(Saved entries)

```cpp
int32_t zkp_ctx_create_multi_ex(zkp_ctx** out, const int* device_ids, int n_devices, const zkp_ctx_config* cfg) {
  if (!out || !device_ids || n_devices < 1 || n_devices > 64) return ZKP_ERR_BAD_ARG;
  *out = nullptr;
  zkp_ctx* root = nullptr;
  int32_t st = zkp_ctx_create_ex(&root, device_ids[0], cfg);
  if (st != ZKP_OK) return st;
  root->devs.push_back(root);
  for (int k = 1; k < n_devices; k++) {
    zkp_ctx* m = nullptr;
    st = zkp_ctx_create_ex(&m, device_ids[k], cfg);
    if (st != ZKP_OK) {
      (void)zkp_ctx_destroy(root);
      return st;
    }
    root->devs.push_back(m);
  }
  for (int a = 0; a < n_devices; a++)
    for (int b = 0; b < n_devices; b++) {
      if (device_ids[a] == device_ids[b]) continue;
      int can = 0;
      if (hipDeviceCanAccessPeer(&can, device_ids[a], device_ids[b]) == hipSuccess && can) {
        (void)hipSetDevice(device_ids[a]);
        hipError_t e = hipDeviceEnablePeerAccess(device_ids[b], 0);
        if (e != hipSuccess) (void)hipGetLastError();
      }
    }
  (void)hipSetDevice(device_ids[0]);
  *out = root;
  return ZKP_OK;
}
int32_t zkp_ctx_num_devices(zkp_ctx* ctx, int32_t* n) {
  if (!ctx || !n) return ZKP_ERR_BAD_ARG;
  *n = ctx->devs.empty() ? 1 : (int32_t)ctx->devs.size();
  return ZKP_OK;
}
int32_t zkp_ctx_device(zkp_ctx* ctx, int32_t rank, zkp_ctx** member) {
  if (!ctx || !member) return ZKP_ERR_BAD_ARG;
  if (ctx->devs.empty()) {
    if (rank != 0) return ZKP_ERR_BAD_ARG;
    *member = ctx;
    return ZKP_OK;
  }
  if (rank < 0 || rank >= (int32_t)ctx->devs.size()) return ZKP_ERR_BAD_ARG;
  *member = ctx->devs[rank];
  return ZKP_OK;
}

int32_t zkp_ctx_destroy(zkp_ctx* ctx) {
  if (!ctx) return ZKP_ERR_BAD_ARG;
  { std::lock_guard<std::recursive_mutex> wait_for_calls_in_flight(ctx->mu); }
  for (size_t k = 1; k < ctx->devs.size(); k++) (void)zkp_ctx_destroy(ctx->devs[k]);
  ctx->devs.clear();
  (void)hipSetDevice(ctx->device);
  (void)hipDeviceSynchronize();
  ntt_free_tables(ctx);
  msm_free_all(ctx);
  for (hipEvent_t e : {ctx->ev0, ctx->ev1, ctx->ev2, ctx->ev3})
    if (e) (void)hipEventDestroy(e);
  for (int l = 0; l < zkp_ctx::N_LANES; l++) {
    zkp_lane& L = ctx->lanes[l];
    for (hipEvent_t e : {L.ev_fork, L.ev_a, L.ev_b1})
      if (e) (void)hipEventDestroy(e);
    if (L.host_proof) (void)hipHostFree(L.host_proof);
    for (int i = 0; i < zkp_lane::N_WS; i++) {
      if (L.ws[i].done) (void)hipEventDestroy(L.ws[i].done);
      if (L.ws[i].sorted) (void)hipEventDestroy(L.ws[i].sorted);
      if (L.ws[i].l1_done) (void)hipEventDestroy(L.ws[i].l1_done);
      if (L.ws[i].acc_done) (void)hipEventDestroy(L.ws[i].acc_done);
      if (L.ws[i].own_stream && L.ws[i].stream) (void)hipStreamDestroy(L.ws[i].stream);
    }
    if (L.own_stream && L.stream) (void)hipStreamDestroy(L.stream);
  }
  if (ctx->pinned) (void)hipHostFree(ctx->pinned);
  delete ctx;
  return ZKP_OK;
}

int32_t zkp_ctx_set_stream(zkp_ctx* ctx, void* s) {
  return guarded(ctx, [&] {
    zkp_lane& L = ctx->lanes[0];
    ZKP_HIP(hipStreamSynchronize(L.stream));
    if (s) {
      if (L.own_stream && L.stream) (void)hipStreamDestroy(L.stream);
      L.stream = reinterpret_cast<hipStream_t>(s);
      L.own_stream = false;
    } else if (!L.own_stream) {
      ZKP_HIP(hipStreamCreateWithFlags(&L.stream, hipStreamNonBlocking));
      L.own_stream = true;
    }
  });
}

int32_t zkp_ctx_sync(zkp_ctx* ctx) {
  return guarded(ctx, [&] { ZKP_HIP(hipStreamSynchronize(ctx->cur->stream)); });
}

int32_t zkp_dev_alloc(zkp_ctx* ctx, size_t bytes, void** dptr) {
  if (!dptr) return ZKP_ERR_BAD_ARG;
  return guarded(ctx, [&] {
    *dptr = nullptr;
    if (hipMalloc(dptr, bytes ? bytes : 16) != hipSuccess) throw StatusError{ZKP_ERR_OOM};
  });
}
int32_t zkp_dev_free(zkp_ctx* ctx, void* dptr) {
  return guarded(ctx, [&] {
    ZKP_HIP(hipStreamSynchronize(ctx->cur->stream));
    if (dptr) ZKP_HIP(hipFree(dptr));
  });
}
int32_t zkp_h2d(zkp_ctx* ctx, void* dst, const void* src, size_t bytes) {
  if (bytes && (!dst || !src)) return ZKP_ERR_BAD_ARG;
  return guarded(ctx, [&] {
    if (bytes) ZKP_HIP(hipMemcpyAsync(dst, src, bytes, hipMemcpyHostToDevice, ctx->cur->stream));
    ZKP_HIP(hipStreamSynchronize(ctx->cur->stream));
  });
}
int32_t zkp_d2h(zkp_ctx* ctx, void* dst, const void* src, size_t bytes) {
  if (bytes && (!dst || !src)) return ZKP_ERR_BAD_ARG;
  return guarded(ctx, [&] {
    if (bytes) ZKP_HIP(hipMemcpyAsync(dst, src, bytes, hipMemcpyDeviceToHost, ctx->cur->stream));
    ZKP_HIP(hipStreamSynchronize(ctx->cur->stream));
  });
}
int32_t zkp_timer_start(zkp_ctx* ctx) {
  return guarded(ctx, [&] { ZKP_HIP(hipEventRecord(ctx->ev0, ctx->cur->stream)); });
// ... 423 lines not shown
```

About this exercise.
Nothing but a number belongs in the answer, namely how many lines above include "hipMemcpyAsync".

Finished exercise.
2